NCEZID sent experts to Navajo Nation to support a radio-based communications effort, developing messages in Navajo that ran daily for about a month, as well as a live call-in program with tribal leaders and experts.

As our partnership continues to mature, NCEZID is preparing to engage further with the Navajo Nation on a project to keep unwanted pests out of homes by providing exclusion materials—expanding foam and mesh—to residents within the Navajo Nation.

map of U.S. with a highlight of a section of Arizona with the label Navajo Nation Land

Rocky Mountain Spotted Fever Intervention
Wall in a school with two painted american indians in profile. Boxes of supplies in the foreground

Home treatment kits are ready for distribution as part of the “RMSF Rodeo,” a project targeted at reducing Rocky Mountain spotted fever in a large Indian reservation in eastern Arizona.

Rocky Mountain spotted fever (RMSF) is a potentially fatal tickborne disease caused by the bite of an infected tick species. Between 2003 and 2016, more than 360 cases of RMSF (including 21 deaths , approximately half of which were children) were reported from tribal communities in Arizona. The rate of RMSF on the three most highly impacted American Indian reservations in rural Arizona is more than 150 times the national rate. An unchecked dog population plays an important role in RMSF transmission since dogs serve as hosts to infected ticks.
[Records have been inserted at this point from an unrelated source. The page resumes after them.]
# qinzheng93/GeoTransformer

Hardware: NVIDIA H100
Metric: point-cloud pairs/sec (3DMatch-shape synth) (higher is better)
Workload: dtype f32

## Files before the change

### geotransformer_b200/_lib.py

```python
import ctypes
import os
import threading

import torch

_HERE = os.path.dirname(os.path.abspath(__file__))
LIB_PATH = os.path.join(_HERE, 'libgeob200.so')
_lib = None

c_void_p, c_int64, c_int32, c_float, c_size_t, c_int = (
    ctypes.c_void_p, ctypes.c_int64, ctypes.c_int32, ctypes.c_float, ctypes.c_size_t, ctypes.c_int)

SIGNATURES = {}


def _sig(name, restype, *argtypes):
    SIGNATURES[name] = (restype, list(argtypes))


P, I64, I32, F, SZ = c_void_p, c_int64, c_int32, c_float, c_size_t
_sig('geob200_last_error', ctypes.c_char_p)
_sig('geob200_launch_count', ctypes.c_uint64)
_sig('geob200_grid_subsample_workspace_bytes', SZ, I64, I64)
_sig('geob200_grid_subsample', c_int, P, I64, P, I64, F, P, P, P, SZ, P)
_sig('geob200_radius_search_workspace_bytes', SZ, I64, I64, I64)
_sig('geob200_radius_search', c_int, P, I64, P, I64, P, P, I64, F, I64, P, P, P, P, SZ, P)

_sig('geob200_neighbor_histogram', c_int, P, I64, I64, I64, I64, P, P)
_sig('geob200_kpconv_workspace_bytes', SZ, I64)
_sig('geob200_kpconv', c_int, P, P, P, P, I64, I64, I64, P, I64, P, P, I64, I64, F, P, P, SZ, P)
_sig('geob200_kpconv_tc_workspace_bytes', SZ, I64, I64, I64)
_sig('geob200_kpconv_tc', c_int, P, P, P, P, I64, I64, I64, P, I64, P, P, I64, I64, F, P, P, SZ, P)
_sig('geob200_set_linear_mode', None, c_int)
_sig('geob200_linear', c_int, P, I64, P, P, P, I64, I64, I64, I64, c_int, P)
_sig('geob200_linear_batched', c_int, P, I64, I64, P, I64, I64, P, I64, P, I64, I64, I64, I64, I64, I64, c_int, P)
_sig('geob200_group_norm_workspace_bytes', SZ, I64)
_sig('geob200_group_norm', c_int, P, I64, I64, I64, P, P, F, P, c_int, F, P, P, SZ, P)
_sig('geob200_fused_group_norm_workspace_bytes', SZ, I64, I64, I64)
_sig('geob200_linear_group_norm', c_int, P, I64, P, P, I64, I64, I64, I64, P, P, F, P, c_int, F, P, P, P, SZ, P)
_sig('geob200_kpconv_group_norm_workspace_bytes', SZ, I64, I64, I64, I64, I64)
_sig('geob200_kpconv_group_norm', c_int, P, P, P, P, I64, I64, I64, P, I64, P, P, I64, I64, F, I64, P, P, F, c_int, F, P, P, P, SZ,
     P, SZ, P)
_sig('geob200_group_norm_batched_workspace_bytes', SZ, I64, I64, I64, I64)
_sig('geob200_group_norm_batched', c_int, P, I64, I64, I64, P, P, F, P, c_int, F, P, P, SZ, P, I64, P)
_sig('geob200_linear_group_norm_batched', c_int, P, I64, P, P, I64, I64, I64, I64, P, P, F, P, c_int, F, P, P, P, SZ, P, I64, P)
_sig('geob200_maxpool', c_int, P, P, I64, I64, I64, I64, P, P)
_sig('geob200_upsample_concat', c_int, P, P, I64, I64, P, I64, I64, I64, P, P)
_sig('geob200_point_to_node_partition', c_int, P, I64, P, I64, I64, P, P, P, P, P, P, P)
_sig('geob200_point_to_node_partition_batched', c_int, P, P, I64, P, P, I64, P, P, P, P, P, P)
_sig('geob200_gather_rows', c_int, P, I64, I64, P, I64, P, P)
_sig('geob200_knn_partition', c_int, P, I64, P, I64, I64, P, P, P)
_sig('geob200_pairwise_distance', c_int, P, I64, P, I64, I64, c_int, P, P)
_sig('geob200_point_to_node_indices', c_int, P, I64, P, I64, P, P, P)
_sig('geob200_apply_transform', c_int, P, I64, P, P, P)
_sig('geob200_gse_indices', c_int, P, I64, F, F, I64, P, P, P)
_sig('geob200_gse_indices_batched', c_int, P, I64, P, F, F, I64, P, P, P)
_sig('geob200_gse_embed_workspace_bytes', SZ, I64, I64)
_sig('geob200_gse_table_bytes', SZ, I64, I64, F, F)
_sig('geob200_gse_table_build', c_int, P, P, P, P, P, I64, I64, F, F, P, SZ, P)
_sig('geob200_gse_embed_table', c_int, P, P, I64, I64, P, SZ, I64, F, F, P, P, P, P, P, P, P)
_sig('geob200_gse_embed', c_int, P, P, I64, I64, P, P, P, P, P, P, P, P, c_int, P, SZ, P)
_sig('geob200_gse_embed_pairs', c_int, P, P, I64, I64, P, P, P, P, P, P, P, P, c_int, P, SZ, P)
_sig('geob200_attention_workspace_bytes', SZ, I64, I64, I64)
_sig('geob200_attention', c_int, P, I64, P, I64, P, I64, P, P, P, I64, I64, I64, I64, P, I64, P, SZ, P)
_sig('geob200_set_attention_tma', c_int, c_int)
_sig('geob200_head_bias', c_int, P, I64, P, I64, I64, I64, P, P)
_sig('geob200_add_layernorm', c_int, P, P, P, P, I64, I64, F, P, P)
_sig('geob200_l2_normalize', c_int, P, I64, I64, P, P)
_sig('geob200_superpoint_matching_workspace_bytes', SZ, I64, I64)
_sig('geob200_superpoint_matching', c_int, P, P, I64, I64, I64, P, P, I64, c_int, P, P, P, P, P, SZ, P)
_sig('geob200_gather_patches', c_int, P, I64, P, P, I64, P, I64, P, P, P, P)
_sig('geob200_patch_scores', c_int, P, I64, P, I64, I64, P, P, I64, I64, P, P)
_sig('geob200_sinkhorn', c_int, P, P, P, P, I64, I64, I64, F, P, P)
_sig('geob200_lgr_workspace_bytes', SZ, I64, I64, I64)
_sig('geob200_local_global_registration', c_int, P, P, P, P, P, I64, I64, I64, I64, F, c_int, F, I64, I64, P, P, P, P, P,
     P, P, P, P, P, SZ, P)
_sig('geob200_superpoint_matching_batched_workspace_bytes', SZ, I64, I64, I64)
_sig('geob200_superpoint_matching_batched', c_int, P, I64, P, I64, P, I64, c_int, P, P, P, P, SZ, P)
_sig('geob200_gather_patches_batched', c_int, P, I64, I64, P, P, P, P, I64, P, P, P, P, P)
_sig('geob200_patch_scores_batched', c_int, P, I64, I64, P, P, P, I64, I64, P, P)
_sig('geob200_lgr_batched_workspace_bytes', SZ, I64, I64, I64, I64)
_sig('geob200_local_global_registration_batched', c_int, P, P, P, P, P, I64, I64, I64, I64, I64, F, c_int, F, I64, I64, P, P, P, P,
     P, P, I64, P, P, P, P, SZ, P)
_sig('geob200_weighted_procrustes', c_int, P, P, P, I64, I64, F, F, P, P)

_sig('geob200_node_correspondences_workspace_bytes', SZ, I64, I64, I64)
_sig('geob200_node_correspondences', c_int, P, P, P, P, P, P, P, P, I64, I64, I64, P, F, P, P, P, P, SZ, P)
_sig('geob200_node_correspondences_batched_workspace_bytes', SZ, I64, I64, I64)
_sig('geob200_node_correspondences_batched', c_int, P, P, P, P, I64, P, I64, P, F, P, P, P, P, SZ, P)
_sig('geob200_evaluate', c_int, P, P, I64, F, P, P, I64, P, P, I64, F, P, P, P, I64, c_int, F, F, F, P, P)
_sig('geob200_evaluate_counts', c_int, P, P, I64, P, F, P, P, I64, P, P, P, I64, P, F, P, P, P, I64, c_int, F, F, F, P, P)
_sig('geob200_evaluate_batched', c_int, P, P, P, F, P, P, I64, P, P, P, I64, P, F, P, P, I64, P, I64, P, P, c_int, F, F, F, P, I64,
     P)

_sig('geob200_linear_profile_enable', c_int, c_int)
_sig('geob200_set_split_k', c_int, c_int)
_sig('geob200_set_linear_persistent', c_int, c_int)
_sig('geob200_linear_profile_read', I64, I64, P, P)
_sig('geob200_backbone_workspace_bytes', SZ, P, P)
_sig('geob200_backbone_forward', c_int, P, P, P, P, P, P, P, P, P, P, P, P, SZ, P, SZ, P)
_sig('geob200_transformer_workspace_bytes', SZ, I64, I64, I64, I64, I64)
_sig('geob200_transformer_forward', c_int, P, I64, I64, I64, P, I64, I64, P, P, P, P, SZ, P)
_sig('geob200_backbone_gn_workspace_bytes', SZ, P, P, I64)
_sig('geob200_backbone_forward_batched', c_int, P, P, P, P, P, P, P, P, P, P, P, P, SZ, P, SZ, P, I64, P, P)
_sig('geob200_cloud_max_count', c_int, P, I64, I64, I64, I64, P, P, P)
_sig('geob200_maxpool_batched', c_int, P, P, I64, I64, I64, I64, P, I64, P, P, P)
_sig('geob200_transformer_batched_workspace_bytes', SZ, I64, P, I64, I64, I64)
_sig('geob200_transformer_forward_batched', c_int, P, I64, I64, I64, P, I64, P, P, P, P, SZ, P)
_sig('geob200_attention_batched_workspace_bytes', SZ, P, I64, I64)
_sig('geob200_attention_batched', c_int, P, I64, I64, I64, I64, I64, I64, I64, P, SZ, P)


def lib():
    global _lib
    if _lib is None:
        if not os.path.exists(LIB_PATH):
            raise RuntimeError(
                f'{LIB_PATH} not found: build it with `python -c "import __graft_entry__ as g; g.build()"` '
                '(there is no CPU fallback for the geotransformer_b200 ops)')
        handle = ctypes.CDLL(LIB_PATH)
        for name, (restype, argtypes) in SIGNATURES.items():
            fn = getattr(handle, name)
            fn.restype = restype
            fn.argtypes = argtypes
        _lib = handle
    return _lib


def check(rc, what):
    if rc != 0:
        msg = lib().geob200_last_error().decode(errors='replace')
        raise RuntimeError(f'{what} failed ({rc}): {msg}')


_tls = threading.local()


def stream_ptr():
    p = getattr(_tls, 'stream', None)
    if p is not None:
        return p
    return torch.cuda.current_stream().cuda_stream


class stream_scope:

    def __init__(self, ptr):
        self.ptr = ptr

    def __enter__(self):
        self.prev = getattr(_tls, 'stream', None)
        _tls.stream = self.ptr
        return self

    def __exit__(self, *a):
        _tls.stream = self.prev
        return False


def require_cuda(t, name, dtype=None):
    if not t.is_cuda:
        raise RuntimeError(f'{name} must be a CUDA tensor (geotransformer_b200 has no CPU path)')
    if dtype is not None and t.dtype != dtype:
        raise RuntimeError(f'{name} must be {dtype}, got {t.dtype}')
    if not t.is_contiguous():
        raise RuntimeError(f'{name} must be contiguous')


_WS = {}


def workspace(nbytes, device, tag='default'):
    key = (device.index if device.index is not None else torch.cuda.current_device(), stream_ptr(), tag)
    buf = _WS.get(key)
    if buf is None or buf.numel() < nbytes:
        buf = torch.empty(max(int(nbytes * 1.3), 1 << 20), dtype=torch.uint8, device=device)
        _WS[key] = buf
    return buf


def ptr(t):
    return None if t is None else t.data_ptr()
```

### geotransformer_b200/csrc/common.cuh

```cuda
#pragma once
#include <cuda_runtime.h>
#include <stdint.h>
#include <stdio.h>

namespace geob200 {

void set_error(const char* fmt, ...);
void count_launches(int n);
int ensure_max_smem(const void* kernel);

#define GEOB_CHECK_CUDA(expr)                                                                   \
    do {                                                                                        \
        cudaError_t _e = (expr);                                                                \
        if (_e != cudaSuccess) {                                                                \
            geob200::set_error("%s:%d CUDA error %s: %s", __FILE__, __LINE__, #expr,            \
                               cudaGetErrorString(_e));                                         \
            return -1;                                                                          \
        }                                                                                       \
    } while (0)

#define GEOB_CHECK_LAUNCH()                                                                     \
    do {                                                                                        \
        cudaError_t _e = cudaGetLastError();                                                    \
        if (_e != cudaSuccess) {                                                                \
            geob200::set_error("%s:%d kernel launch failed: %s", __FILE__, __LINE__,            \
                               cudaGetErrorString(_e));                                         \
            return -1;                                                                          \
        }                                                                                       \
    } while (0)

#define GEOB_REQUIRE(cond, ...)                                                                 \
    do {                                                                                        \
        if (!(cond)) {                                                                          \
            geob200::set_error(__VA_ARGS__);                                                    \
            return -2;                                                                          \
        }                                                                                       \
    } while (0)

static inline size_t align_up(size_t x, size_t a) { return (x + a - 1) / a * a; }

template <int CNT, int MASK>
struct Butterfly {
    template <int NV>
    static __device__ __forceinline__ void run(float (&v)[NV], int lane) {
        if constexpr (CNT > 1) {
            constexpr int HALF = CNT / 2;
            const bool upper = (lane & MASK) != 0;
#pragma unroll
            for (int i = 0; i < HALF; ++i) {
                const float send = upper ? v[i] : v[i + HALF];
                const float keep = upper ? v[i + HALF] : v[i];
                v[i] = keep + __shfl_xor_sync(0xffffffffu, send, MASK);
            }
            if constexpr (MASK > 1) Butterfly<HALF, MASK / 2>::run(v, lane);
        } else {
            v[0] += __shfl_xor_sync(0xffffffffu, v[0], MASK);
            if constexpr (MASK > 1) Butterfly<1, MASK / 2>::run(v, lane);
        }
    }
};
template <int NV>
__device__ __forceinline__ float warp_butterfly(float (&v)[NV], int lane) {
    Butterfly<NV, 16>::run(v, lane);
    return v[0];
}

struct GnFuse {
    int groups;
    int slot_width;
    double* partial;
};

constexpr int GEOB_MAX_CLOUDS = 64;
struct GnSeg {
    int n_clouds;
    int n_pairs;
    int start[GEOB_MAX_CLOUDS + 1];
};
size_t fused_group_norm_workspace_bytes_batched(int64_t n_rows, int64_t channels, int64_t groups, int64_t n_pairs);
int group_norm_impl(const float* x, int64_t n_rows, int64_t channels, int64_t groups, const float* gamma, const float* beta, float eps,
                    const float* residual, int leaky, float slope, float* y, void* workspace, size_t workspace_bytes, void* stream,
                    const GnSeg* seg);
int linear_group_norm_impl(const float* x, int64_t ldx, const float* weight, const float* bias, int64_t m, int64_t n, int64_t k,
                           int64_t groups, const float* gamma, const float* beta, float eps, const float* residual, int leaky,
                           float slope, float* pre_norm, float* y, void* workspace, size_t workspace_bytes, void* stream,
                           const GnSeg* seg);
int kpconv_group_norm_impl(const float* s_feats, const float* q_points, const float* s_points, const int64_t* neighbors,
                           int64_t n_query, int64_t n_support, int64_t n_neighbors, const float* kernel_points, int64_t n_kernel,
                           const float* weights_t, const float* bias, int64_t c_in, int64_t c_out, float sigma, int64_t groups,
                           const float* gamma, const float* beta, float eps, int leaky, float slope, float* pre_norm, float* y,
                           void* gn_workspace, size_t gn_workspace_bytes, void* workspace, size_t workspace_bytes, void* stream,
                           const GnSeg* seg);
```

NCEZID began working with one highly impacted American Indian community in 2012 on a prevention project, the RMSF Rodeo. The project involved federal, state, tribal, and private partners who worked to reduce RMSF in the community by:

  • Applying pesticide sprays around yards,
  • Placing long-acting tick collars on every dog in the study area, and
  • Offering free spay and neuter services to curb the dog population.

At the end of the first year of the project, only 1% of dogs in the study area had ticks, while 63% of dogs outside the study area had ticks. Today, several Arizona tribes are at various stages of implementing RMSF prevention programs modeled on the RMSF Rodeo.